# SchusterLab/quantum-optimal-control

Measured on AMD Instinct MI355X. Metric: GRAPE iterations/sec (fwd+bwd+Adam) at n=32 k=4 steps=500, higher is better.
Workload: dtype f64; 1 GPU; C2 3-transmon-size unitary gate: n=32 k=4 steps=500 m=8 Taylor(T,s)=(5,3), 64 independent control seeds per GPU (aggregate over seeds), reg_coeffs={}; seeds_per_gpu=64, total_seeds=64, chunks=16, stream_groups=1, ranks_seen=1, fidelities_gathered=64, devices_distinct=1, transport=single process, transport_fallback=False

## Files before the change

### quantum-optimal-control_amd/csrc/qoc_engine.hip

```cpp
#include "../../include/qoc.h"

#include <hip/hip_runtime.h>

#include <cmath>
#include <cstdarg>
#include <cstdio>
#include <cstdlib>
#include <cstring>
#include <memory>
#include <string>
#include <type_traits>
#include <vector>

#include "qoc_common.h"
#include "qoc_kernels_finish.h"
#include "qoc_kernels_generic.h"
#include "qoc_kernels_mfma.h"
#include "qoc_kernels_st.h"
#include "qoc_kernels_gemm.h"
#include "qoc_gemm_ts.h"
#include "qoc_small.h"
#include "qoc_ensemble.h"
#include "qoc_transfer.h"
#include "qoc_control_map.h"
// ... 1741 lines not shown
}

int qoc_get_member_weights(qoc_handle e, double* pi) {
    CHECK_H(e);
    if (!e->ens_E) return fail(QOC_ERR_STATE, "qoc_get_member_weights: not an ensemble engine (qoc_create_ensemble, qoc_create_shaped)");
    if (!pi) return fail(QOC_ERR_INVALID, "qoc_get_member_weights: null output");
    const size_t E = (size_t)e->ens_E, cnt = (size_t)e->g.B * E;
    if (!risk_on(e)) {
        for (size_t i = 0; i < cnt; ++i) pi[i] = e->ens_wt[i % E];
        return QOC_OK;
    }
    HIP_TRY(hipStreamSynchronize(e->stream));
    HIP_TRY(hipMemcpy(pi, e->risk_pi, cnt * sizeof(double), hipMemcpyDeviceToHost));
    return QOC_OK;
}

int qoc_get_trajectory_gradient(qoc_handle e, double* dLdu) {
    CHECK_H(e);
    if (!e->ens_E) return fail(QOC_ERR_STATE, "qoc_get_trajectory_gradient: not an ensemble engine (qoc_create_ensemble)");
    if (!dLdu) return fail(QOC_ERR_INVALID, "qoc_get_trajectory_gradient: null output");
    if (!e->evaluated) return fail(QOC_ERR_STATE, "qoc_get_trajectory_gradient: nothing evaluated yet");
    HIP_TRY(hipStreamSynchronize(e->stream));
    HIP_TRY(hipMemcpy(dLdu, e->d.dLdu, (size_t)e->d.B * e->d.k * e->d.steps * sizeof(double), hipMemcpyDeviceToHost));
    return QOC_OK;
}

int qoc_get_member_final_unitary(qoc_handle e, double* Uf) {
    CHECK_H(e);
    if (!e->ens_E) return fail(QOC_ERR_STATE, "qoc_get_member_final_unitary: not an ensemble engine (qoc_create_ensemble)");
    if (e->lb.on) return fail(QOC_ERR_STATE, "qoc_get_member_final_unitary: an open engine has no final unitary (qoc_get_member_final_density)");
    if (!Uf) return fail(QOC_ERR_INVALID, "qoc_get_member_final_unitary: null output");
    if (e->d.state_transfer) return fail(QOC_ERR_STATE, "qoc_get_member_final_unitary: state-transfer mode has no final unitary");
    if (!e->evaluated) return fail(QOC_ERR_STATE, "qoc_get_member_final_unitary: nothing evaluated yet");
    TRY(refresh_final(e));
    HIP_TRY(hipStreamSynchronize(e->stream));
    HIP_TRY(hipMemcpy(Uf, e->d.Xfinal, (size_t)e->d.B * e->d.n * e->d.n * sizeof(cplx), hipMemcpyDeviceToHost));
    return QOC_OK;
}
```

---*---

- _EXERCISE_: Each line above needs to be written out again exactly.

- _SOLUTION FOR THIS TASK_:
# SchusterLab/quantum-optimal-control

Measured on AMD Instinct MI355X. Metric: GRAPE iterations/sec (fwd+bwd+Adam) at n=32 k=4 steps=500, higher is better.
Workload: dtype f64; 1 GPU; C2 3-transmon-size unitary gate: n=32 k=4 steps=500 m=8 Taylor(T,s)=(5,3), 64 independent control seeds per GPU (aggregate over seeds), reg_coeffs={}; seeds_per_gpu=64, total_seeds=64, chunks=16, stream_groups=1, ranks_seen=1, fidelities_gathered=64, devices_distinct=1, transport=single process, transport_fallback=False

## Files before the change

### quantum-optimal-control_amd/csrc/qoc_engine.hip

```cpp
#include "../../include/qoc.h"

#include <hip/hip_runtime.h>

#include <cmath>
#include <cstdarg>
#include <cstdio>
#include <cstdlib>
#include <cstring>
#include <memory>
#include <string>
#include <type_traits>
#include <vector>

#include "qoc_common.h"
#include "qoc_kernels_finish.h"
#include "qoc_kernels_generic.h"
#include "qoc_kernels_mfma.h"
#include "qoc_kernels_st.h"
#include "qoc_kernels_gemm.h"
#include "qoc_gemm_ts.h"
#include "qoc_small.h"
#include "qoc_ensemble.h"
#include "qoc_transfer.h"
#include "qoc_control_map.h"
// ... 1741 lines not shown
}

int qoc_get_member_weights(qoc_handle e, double* pi) {
    CHECK_H(e);
    if (!e->ens_E) return fail(QOC_ERR_STATE, "qoc_get_member_weights: not an ensemble engine (qoc_create_ensemble, qoc_create_shaped)");
    if (!pi) return fail(QOC_ERR_INVALID, "qoc_get_member_weights: null output");
    const size_t E = (size_t)e->ens_E, cnt = (size_t)e->g.B * E;
    if (!risk_on(e)) {
        for (size_t i = 0; i < cnt; ++i) pi[i] = e->ens_wt[i % E];
        return QOC_OK;
    }
    HIP_TRY(hipStreamSynchronize(e->stream));
    HIP_TRY(hipMemcpy(pi, e->risk_pi, cnt * sizeof(double), hipMemcpyDeviceToHost));
    return QOC_OK;
}

int qoc_get_trajectory_gradient(qoc_handle e, double* dLdu) {
    CHECK_H(e);
    if (!e->ens_E) return fail(QOC_ERR_STATE, "qoc_get_trajectory_gradient: not an ensemble engine (qoc_create_ensemble)");
    if (!dLdu) return fail(QOC_ERR_INVALID, "qoc_get_trajectory_gradient: null output");
    if (!e->evaluated) return fail(QOC_ERR_STATE, "qoc_get_trajectory_gradient: nothing evaluated yet");
    HIP_TRY(hipStreamSynchronize(e->stream));
    HIP_TRY(hipMemcpy(dLdu, e->d.dLdu, (size_t)e->d.B * e->d.k * e->d.steps * sizeof(double), hipMemcpyDeviceToHost));
    return QOC_OK;
}

int qoc_get_member_final_unitary(qoc_handle e, double* Uf) {
    CHECK_H(e);
    if (!e->ens_E) return fail(QOC_ERR_STATE, "qoc_get_member_final_unitary: not an ensemble engine (qoc_create_ensemble)");
    if (e->lb.on) return fail(QOC_ERR_STATE, "qoc_get_member_final_unitary: an open engine has no final unitary (qoc_get_member_final_density)");
    if (!Uf) return fail(QOC_ERR_INVALID, "qoc_get_member_final_unitary: null output");
    if (e->d.state_transfer) return fail(QOC_ERR_STATE, "qoc_get_member_final_unitary: state-transfer mode has no final unitary");
    if (!e->evaluated) return fail(QOC_ERR_STATE, "qoc_get_member_final_unitary: nothing evaluated yet");
    TRY(refresh_final(e));
    HIP_TRY(hipStreamSynchronize(e->stream));
    HIP_TRY(hipMemcpy(Uf, e->d.Xfinal, (size_t)e->d.B * e->d.n * e->d.n * sizeof(cplx), hipMemcpyDeviceToHost));
    return QOC_OK;
}
```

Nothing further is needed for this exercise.